** Opening Exercise data block **

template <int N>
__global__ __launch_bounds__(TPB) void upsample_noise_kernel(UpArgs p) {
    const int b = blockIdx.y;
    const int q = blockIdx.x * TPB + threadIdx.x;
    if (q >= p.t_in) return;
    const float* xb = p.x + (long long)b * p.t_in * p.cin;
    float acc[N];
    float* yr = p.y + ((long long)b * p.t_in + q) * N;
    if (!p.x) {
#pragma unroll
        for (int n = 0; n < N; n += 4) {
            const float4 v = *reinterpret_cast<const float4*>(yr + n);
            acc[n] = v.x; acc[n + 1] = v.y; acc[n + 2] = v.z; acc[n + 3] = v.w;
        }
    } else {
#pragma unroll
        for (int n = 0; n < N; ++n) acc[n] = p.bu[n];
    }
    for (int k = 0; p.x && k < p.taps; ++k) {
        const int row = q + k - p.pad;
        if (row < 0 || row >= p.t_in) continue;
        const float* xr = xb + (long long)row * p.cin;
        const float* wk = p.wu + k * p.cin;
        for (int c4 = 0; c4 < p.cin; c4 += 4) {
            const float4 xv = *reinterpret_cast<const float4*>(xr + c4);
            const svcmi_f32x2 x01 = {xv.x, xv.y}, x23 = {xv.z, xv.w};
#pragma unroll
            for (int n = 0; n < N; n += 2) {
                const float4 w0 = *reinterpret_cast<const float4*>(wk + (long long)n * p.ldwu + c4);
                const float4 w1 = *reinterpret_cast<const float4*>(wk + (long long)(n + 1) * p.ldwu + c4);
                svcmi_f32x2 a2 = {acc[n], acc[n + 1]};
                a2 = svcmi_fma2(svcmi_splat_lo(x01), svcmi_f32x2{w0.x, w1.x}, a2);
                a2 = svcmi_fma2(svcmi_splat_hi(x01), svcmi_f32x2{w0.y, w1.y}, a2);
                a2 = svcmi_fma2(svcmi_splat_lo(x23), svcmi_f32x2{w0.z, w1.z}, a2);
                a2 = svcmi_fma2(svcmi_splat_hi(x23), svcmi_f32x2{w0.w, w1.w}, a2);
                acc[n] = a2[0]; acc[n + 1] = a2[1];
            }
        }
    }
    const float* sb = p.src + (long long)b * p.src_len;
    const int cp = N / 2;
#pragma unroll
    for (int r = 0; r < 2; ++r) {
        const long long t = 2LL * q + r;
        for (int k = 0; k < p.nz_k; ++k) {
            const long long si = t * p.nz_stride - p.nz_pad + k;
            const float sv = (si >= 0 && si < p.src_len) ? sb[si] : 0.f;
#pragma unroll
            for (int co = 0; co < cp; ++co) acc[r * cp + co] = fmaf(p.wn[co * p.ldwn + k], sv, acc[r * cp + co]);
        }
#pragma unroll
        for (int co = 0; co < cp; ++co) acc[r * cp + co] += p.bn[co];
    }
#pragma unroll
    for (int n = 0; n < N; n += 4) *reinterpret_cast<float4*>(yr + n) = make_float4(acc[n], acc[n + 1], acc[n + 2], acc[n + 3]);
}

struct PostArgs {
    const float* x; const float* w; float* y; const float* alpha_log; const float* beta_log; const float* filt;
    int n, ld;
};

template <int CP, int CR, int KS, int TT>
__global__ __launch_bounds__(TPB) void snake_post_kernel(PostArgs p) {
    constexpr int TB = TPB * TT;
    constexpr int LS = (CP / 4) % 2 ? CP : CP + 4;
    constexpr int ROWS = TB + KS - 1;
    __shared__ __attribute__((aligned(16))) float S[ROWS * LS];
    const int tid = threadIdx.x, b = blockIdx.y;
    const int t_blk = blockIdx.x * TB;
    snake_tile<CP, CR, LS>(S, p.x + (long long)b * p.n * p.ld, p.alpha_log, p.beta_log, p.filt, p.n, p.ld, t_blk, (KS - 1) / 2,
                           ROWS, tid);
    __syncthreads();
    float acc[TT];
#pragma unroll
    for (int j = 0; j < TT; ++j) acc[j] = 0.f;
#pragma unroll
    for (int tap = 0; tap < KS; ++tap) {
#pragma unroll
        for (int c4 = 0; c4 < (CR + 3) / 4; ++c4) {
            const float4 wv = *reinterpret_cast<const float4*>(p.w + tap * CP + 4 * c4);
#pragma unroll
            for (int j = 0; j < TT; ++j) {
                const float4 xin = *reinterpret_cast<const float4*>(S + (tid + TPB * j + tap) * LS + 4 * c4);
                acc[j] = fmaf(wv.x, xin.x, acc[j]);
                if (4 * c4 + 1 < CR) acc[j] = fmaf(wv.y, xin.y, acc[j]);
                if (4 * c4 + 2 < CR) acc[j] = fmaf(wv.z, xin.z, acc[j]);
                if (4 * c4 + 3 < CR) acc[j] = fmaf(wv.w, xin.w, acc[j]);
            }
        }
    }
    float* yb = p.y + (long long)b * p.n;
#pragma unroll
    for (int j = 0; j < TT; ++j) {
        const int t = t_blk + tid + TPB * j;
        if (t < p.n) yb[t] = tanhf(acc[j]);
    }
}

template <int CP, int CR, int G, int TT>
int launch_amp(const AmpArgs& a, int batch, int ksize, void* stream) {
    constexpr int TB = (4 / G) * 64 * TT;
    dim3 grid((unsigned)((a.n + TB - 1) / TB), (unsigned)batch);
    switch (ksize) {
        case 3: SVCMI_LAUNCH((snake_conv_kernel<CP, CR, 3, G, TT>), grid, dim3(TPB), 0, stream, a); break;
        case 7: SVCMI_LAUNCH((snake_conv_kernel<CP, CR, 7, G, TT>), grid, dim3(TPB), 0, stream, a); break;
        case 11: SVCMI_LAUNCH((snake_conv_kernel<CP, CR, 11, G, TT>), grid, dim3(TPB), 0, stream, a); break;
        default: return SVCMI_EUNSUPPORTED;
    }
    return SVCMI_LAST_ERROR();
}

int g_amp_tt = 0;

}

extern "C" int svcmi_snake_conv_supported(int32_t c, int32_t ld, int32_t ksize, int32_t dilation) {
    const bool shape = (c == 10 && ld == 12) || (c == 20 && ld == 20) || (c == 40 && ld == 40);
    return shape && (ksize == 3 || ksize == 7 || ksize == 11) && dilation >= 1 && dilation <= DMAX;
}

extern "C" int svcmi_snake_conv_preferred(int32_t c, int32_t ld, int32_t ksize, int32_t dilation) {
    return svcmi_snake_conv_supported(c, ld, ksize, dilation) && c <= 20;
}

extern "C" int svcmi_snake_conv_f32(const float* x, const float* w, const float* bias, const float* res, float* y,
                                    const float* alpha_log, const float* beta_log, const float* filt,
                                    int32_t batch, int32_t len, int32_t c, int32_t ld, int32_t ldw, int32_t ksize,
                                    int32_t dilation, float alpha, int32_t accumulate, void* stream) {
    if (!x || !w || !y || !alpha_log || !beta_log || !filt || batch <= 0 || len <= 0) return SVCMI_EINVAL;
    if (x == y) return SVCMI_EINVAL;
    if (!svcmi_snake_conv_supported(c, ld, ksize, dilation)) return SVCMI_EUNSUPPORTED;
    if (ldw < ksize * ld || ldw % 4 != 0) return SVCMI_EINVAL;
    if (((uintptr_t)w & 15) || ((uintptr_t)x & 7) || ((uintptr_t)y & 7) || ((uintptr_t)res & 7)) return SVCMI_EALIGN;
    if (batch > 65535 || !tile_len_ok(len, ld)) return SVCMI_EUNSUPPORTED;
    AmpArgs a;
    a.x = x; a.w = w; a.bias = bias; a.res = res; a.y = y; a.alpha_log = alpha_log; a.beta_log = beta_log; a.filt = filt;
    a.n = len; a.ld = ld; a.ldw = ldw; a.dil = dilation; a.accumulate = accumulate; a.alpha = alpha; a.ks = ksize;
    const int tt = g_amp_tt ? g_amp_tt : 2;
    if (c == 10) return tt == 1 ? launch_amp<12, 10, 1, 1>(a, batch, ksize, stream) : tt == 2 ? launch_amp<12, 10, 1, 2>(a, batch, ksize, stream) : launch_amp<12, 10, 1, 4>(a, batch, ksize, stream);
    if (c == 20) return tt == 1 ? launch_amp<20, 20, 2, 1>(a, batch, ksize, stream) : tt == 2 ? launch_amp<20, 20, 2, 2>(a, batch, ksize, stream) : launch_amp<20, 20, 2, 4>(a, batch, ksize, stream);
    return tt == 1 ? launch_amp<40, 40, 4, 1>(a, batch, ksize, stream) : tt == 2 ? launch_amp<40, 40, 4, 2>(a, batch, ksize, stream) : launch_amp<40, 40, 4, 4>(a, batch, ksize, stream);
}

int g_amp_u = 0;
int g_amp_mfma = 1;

** Closing Exercise data block **

Task ::
The required answer is the exact run of lines above starting at the line with "acc[n] = v.x;" and ending at the line with "for (int c4 = 0; c4 < p.cin;", with both ends present.

The answer ::
            acc[n] = v.x; acc[n + 1] = v.y; acc[n + 2] = v.z; acc[n + 3] = v.w;
        }
    } else {
#pragma unroll
        for (int n = 0; n < N; ++n) acc[n] = p.bu[n];
    }
    for (int k = 0; p.x && k < p.taps; ++k) {
        const int row = q + k - p.pad;
        if (row < 0 || row >= p.t_in) continue;
        const float* xr = xb + (long long)row * p.cin;
        const float* wk = p.wu + k * p.cin;
        for (int c4 = 0; c4 < p.cin; c4 += 4) {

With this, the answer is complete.